By comparing the sorting results of the above EVC scatter plot with the classification results of cluster analysis, it can be seen that the classification of most countries is consistent. In all, in addition to geographical distance, economic development level, economic growth potential, and per capita national income are all potential influencing factors of fossil energy trade.

5.5. Comparison with Benchmark Centralities

Finally, in order to evaluate the performance of the proposed method, we pay attention to the correlation between EVC ranking list and five classical centrality measures, i.e., degree centrality, PageRank centrality, eigenvector centrality, closeness centrality, and betweenness centrality, as depicted in Figure 10. It is obvious that each node’s EVC are highly correlated with other centrality indicators. This shows that the method proposed is reasonable and comprehensive in identifying influential nodes.

6. Conclusions

In this paper, we propose a novel evidential ranking method based on complex network analysis and evidence theory. The combination of local structure, global structure, and uncertainty is taken into consideration in the construction of evidence centrality. Then, a performance analysis is conducted on fossil energy trade along the OBOR. We utilize the network efficiency to simulate the influence of top-ranked nodes and demonstrate the superiority of EVC. At last, various classical centrality measures are also analyzed to identify the advantages of the proposed method.

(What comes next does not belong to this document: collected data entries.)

template <int PPT, bool WIDE = false>
__global__ __launch_bounds__(kBlock) void rtcsm_score_kernel(
    GridView g, const float* __restrict__ px, const float* __restrict__ py,
    const float* __restrict__ pz, const float4* __restrict__ rot, int R, int r_first, int r_last,
    const float* __restrict__ trans, int T, int rots_per_block,
    unsigned long long* __restrict__ sums) {
  extern __shared__ unsigned block_sum[];
  float x[PPT], y[PPT], z[PPT];
#pragma unroll
  for (int k = 0; k < PPT; ++k) {
    const int i = (blockIdx.x * PPT + k) * kBlock + threadIdx.x;
    x[k] = px[i];
    y[k] = py[i];
    z[k] = pz[i];
  }
  const int r_begin = r_first + blockIdx.y * rots_per_block;
  const int r_end = min(r_begin + rots_per_block, r_last);
  const int lane = threadIdx.x & 63;
  const float inv = g.inv_resolution;
  typedef typename std::conditional<WIDE, unsigned long long, unsigned>::type idx_t;
  const idx_t sentinel = static_cast<idx_t>(1) << (3 * g.log2_leaves);
  const unsigned lb = static_cast<unsigned>(g.log2_leaves);
  for (int r = r_begin; r < r_end; ++r) {
    for (int j = threadIdx.x; j < T; j += kBlock) block_sum[j] = 0u;
    __syncthreads();
    const float4 qq = rot[r];
// ... 215 lines not shown
              ox[k] = lds_off[min(max(cell_of(rx[k] + t.x, g.resolution) + to_table, 0), TS - 1)];
              oy[k] = lds_off[TS + min(max(cell_of(ry[k] + t.y, g.resolution) + to_table, 0), TS - 1)];
              oz[k] = lds_off[2 * TS + min(max(cell_of(rz[k] + t.z, g.resolution) + to_table, 0), TS - 1)];
            }
          }
        }
        unsigned v[P];
#pragma unroll
        for (int k = 0; k < P; ++k)
          v[k] = *reinterpret_cast<const unsigned short*>(reinterpret_cast<const char*>(g.dense) + (ox[k] + oy[k] + oz[k]));
        unsigned a = 0;
#pragma unroll
        for (int k = 0; k < P; ++k) a += v[k];
        atomicAdd(&lds_acc[jj * bs + threadIdx.x], a);
      }
    }
    if (active) {
      for (int jj = 0; jj < tc; ++jj)
        atomicAdd(&sums[static_cast<size_t>(jc + jj) * R + r],
                  static_cast<unsigned long long>(lds_acc[jj * bs + threadIdx.x]));
    }
  }
}

struct BoundParams {
  double a;
  double b;
  double delta;
  double wt, wr;
  int n;
  int n_pad;
  int R, T;
  int r_first, r_last;
};

__device__ double seq_sum_error_bound(int n, double U) {
  double err = 0.0;
  long long i = 0;
  for (int k = -4; k < 64 && i < n; ++k) {
    const double top = ldexp(1.0, k + 1);
    long long last;
    if (U < top) {
      last = n;
    } else {
      last = static_cast<long long>(floor(top / 0.93)) - 1;
      if (last > n) last = n;
    }
    if (last > i) {
      err += 0.5 * ldexp(1.0, k - 23) * static_cast<double>(last - i);
      i = last;
    }
  }
  return err;
}

__device__ __forceinline__ float next_up(float f) { return __uint_as_float(__float_as_uint(f) + 1u); }
__device__ __forceinline__ float next_down(float f) {
  const unsigned u = __float_as_uint(f);
  return u == 0u ? 0.f : __uint_as_float(u - 1u);
}

__global__ void rtcsm_bounds_kernel(const unsigned long long* __restrict__ sums, long long C,
                                    const float* __restrict__ t_norm, const float* __restrict__ r_angle,
                                    BoundParams p, float* __restrict__ lo, float* __restrict__ hi,
                                    unsigned* __restrict__ best_lo_bits) {
  const long long c = static_cast<long long>(blockIdx.x) * blockDim.x + threadIdx.x;
  const bool in_range = c < C;
  const int j = in_range ? static_cast<int>(c / p.R) : 0, r = in_range ? static_cast<int>(c % p.R) : 0;
  const bool mine = in_range && r >= p.r_first && r < p.r_last;
  float flo = 0.f, fhi = -1.f;
  if (mine) {
  const double s = static_cast<double>(sums[c] - static_cast<unsigned long long>(p.n_pad));
  const double mid = p.a * s + p.b * p.n;
  const double slack = p.delta * p.n + 1e-9 * mid;
  double sum_lo = mid - slack, sum_hi = mid + slack;
  const double U = sum_hi * (1.0 + 1.0 / 32.0);
  const double e = seq_sum_error_bound(p.n, U);
  if (sum_hi + e > U || p.n > (1 << 19)) {
    flo = 0.f;
    fhi = 3.0e38f;
  } else {
    sum_lo -= e;
    sum_hi += e;
    const double arg = static_cast<double>(t_norm[j]) * p.wt + static_cast<double>(r_angle[r]) * p.wr;
    const double pen = exp(-(arg * arg));
    const float nf = static_cast<float>(p.n);
    float qlo = next_down(next_down(static_cast<float>(sum_lo))) / nf;
    float qhi = next_up(next_up(static_cast<float>(sum_hi))) / nf;
    qlo = next_down(qlo);
    qhi = next_up(qhi);
    flo = next_down(next_down(static_cast<float>(static_cast<double>(qlo) * pen * (1.0 - 1e-9))));
    fhi = next_up(next_up(static_cast<float>(static_cast<double>(qhi) * pen * (1.0 + 1e-9))));
    if (!(flo > 0.f)) flo = 0.f;
  }
  }
  if (in_range) {
    lo[c] = flo;
    hi[c] = fhi;
  }
  unsigned best = __float_as_uint(flo);
#pragma unroll
  for (int off = 32; off > 0; off >>= 1) best = max(best, static_cast<unsigned>(__shfl_xor(static_cast<int>(best), off, 64)));
  if ((threadIdx.x & 63) == 0 && best != 0u) atomicMax(best_lo_bits, best);
}

__global__ void rtcsm_select_kernel(const float* __restrict__ hi, long long C,
                                    const unsigned* __restrict__ best_lo_bits,
                                    unsigned* __restrict__ count, unsigned* __restrict__ list) {
  const long long c = static_cast<long long>(blockIdx.x) * blockDim.x + threadIdx.x;
  if (c >= C) return;
// ... 640 lines not shown
                       const dliom_cloud& cloud, const dliom_grid* grid, int shard, int num_shards,
                       unsigned* local_best_lo_bits) {
#ifdef DLIOM_EXPERIMENTS
  g_host_prep.start();
#endif
  if (cloud.n <= 0) return DLIOM_ERR_EMPTY_CLOUD;
  if (cloud.n > (1 << 27) || num_shards < 1 || shard < 0 || shard >= num_shards)
    return DLIOM_ERR_INVALID_ARGUMENT;
  RtcsmState* st = state_of(ctx);
  st->active = false;
  st->o = *o;
  st->cloud = cloud;
  st->grid = grid;
  std::memcpy(st->init7, init7, sizeof st->init7);
  st->shard = shard;
  st->num_shards = num_shards;
  st->used_box = false;
  Candidates& c = st->c;
  generate_candidates(*o, grid->resolution, cloud.max_norm, init7, &c);
  DLIOM_PREP_LAP(0);
  const int64_t C = c.w.num_candidates;
  const int R = static_cast<int>(c.w.num_rotations), T = static_cast<int>(c.w.num_translations);
  if (C <= 0 || C > (int64_t{1} << 31)) return DLIOM_ERR_INVALID_ARGUMENT;
  st->r_first = static_cast<int>(static_cast<int64_t>(R) * shard / num_shards);
  st->r_last = static_cast<int>(static_cast<int64_t>(R) * (shard + 1) / num_shards);

  const size_t bytes_f = align256(static_cast<size_t>(C) * 4);
  DLIOM_TRY(ctx->bounds.reserve(3 * bytes_f + 256));
  char* bb = static_cast<char*>(ctx->bounds.p);
  float* d_lo = reinterpret_cast<float*>(bb);
  st->d_hi = reinterpret_cast<float*>(bb + bytes_f);
  st->d_list = reinterpret_cast<unsigned*>(bb + 2 * bytes_f);
  st->d_ctrs = reinterpret_cast<unsigned*>(bb + 3 * bytes_f);
  const FillJob zero_ctrs{st->d_ctrs, 8, 0u};
  if (st->r_last <= st->r_first) DLIOM_TRY(fill_multi(ctx, &zero_ctrs, 1));
  if (st->r_last > st->r_first) {
    int64_t pad_processed = 0;
    DLIOM_TRY(run_score_volume(ctx, cloud, grid, c, st->r_first, st->r_last, &st->d, &st->d_sums,
                               &pad_processed, &zero_ctrs));
    st->used_box = ctx->last_score_used_box;
    const LutModel& lm = lut_model();
    BoundParams bp;
    bp.a = lm.a;
    bp.b = lm.b;
    bp.delta = lm.delta;
    bp.wt = o->translation_delta_cost_weight;
    bp.wr = o->rotation_delta_cost_weight;
    bp.n = static_cast<int>(cloud.n);
    bp.n_pad = static_cast<int>(pad_processed);
    bp.R = R;
    bp.T = T;
    bp.r_first = st->r_first;
    bp.r_last = st->r_last;
    const unsigned cblocks = static_cast<unsigned>((C + 255) / 256);
    const int span = ctx->begin_span(DLIOM_KERNEL_RTCSM_SELECT);
    hipLaunchKernelGGL(rtcsm_bounds_kernel, dim3(cblocks), dim3(256), 0, ctx->stream, st->d_sums,
                       static_cast<long long>(C), st->d.t_norm, st->d.r_angle, bp, d_lo, st->d_hi,
                       st->d_ctrs);
    ctx->end_span(span);
    DLIOM_HIP_TRY(hipGetLastError());
  }
  if (local_best_lo_bits != nullptr) {
    unsigned* h_err = pinned_at<unsigned>(ctx, kPinBoxErrorWord);
    *h_err = 0u;
    DLIOM_HIP_TRY(hipMemcpyAsync(local_best_lo_bits, st->d_ctrs, 4, hipMemcpyDeviceToHost, ctx->stream));
    if (st->used_box)
      DLIOM_HIP_TRY(hipMemcpyAsync(h_err, static_cast<char*>(ctx->box_error.p) + 4, 4, hipMemcpyDeviceToHost, ctx->stream));
    DLIOM_HIP_TRY(hipStreamSynchronize(ctx->stream));
    bool overflow = false;
    DLIOM_TRY(box_overflowed(ctx, *h_err, &overflow));
    if (overflow && !ctx->force_dense_score) {
      ctx->force_dense_score = true;
      const dliom_rtcsm_options o_copy = st->o;
      const int s = match_begin(ctx, &o_copy, init7, cloud, grid, shard, num_shards, local_best_lo_bits);
      ctx->force_dense_score = false;
      return s;
    }
  }
  st->active = true;
  return DLIOM_OK;
}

The results of node centrality based on D-S theory show that the distribution of weighted edges has obvious heterogeneity which is superior to node strength distribution. That is, only a few pairs of countries have high relevance relationships, while most pairs of countries have low relevance relationships. For influential countries, along with the increase of average EVC values, the volatility also increases. But, some countries with higher average EVC tend to be driven by one or two specific years, such as Czechia and Slovakia. Relative to these countries, Russia, Kazakhstan, and other resource-based and export-oriented countries maintain the core positions. Finally, the clustering results show that geographical distance, income level, GDP per capita, and GDP growth rate are the potential driving forces of fossil energy trade.

Data Availability

All relevant data are publicly available at https://comtrade.un.org/, https://data.worldbank.org/, and https://www.oecd.org/.

Conflicts of Interest

The authors declare that they have no conflicts of interest.


This research was jointly supported by the National Natural Science Foundation of China (No. 71804060) and the Priority Academic Program Development of Jiangsu Higher Education Institutions (No. PAPD-2018-87).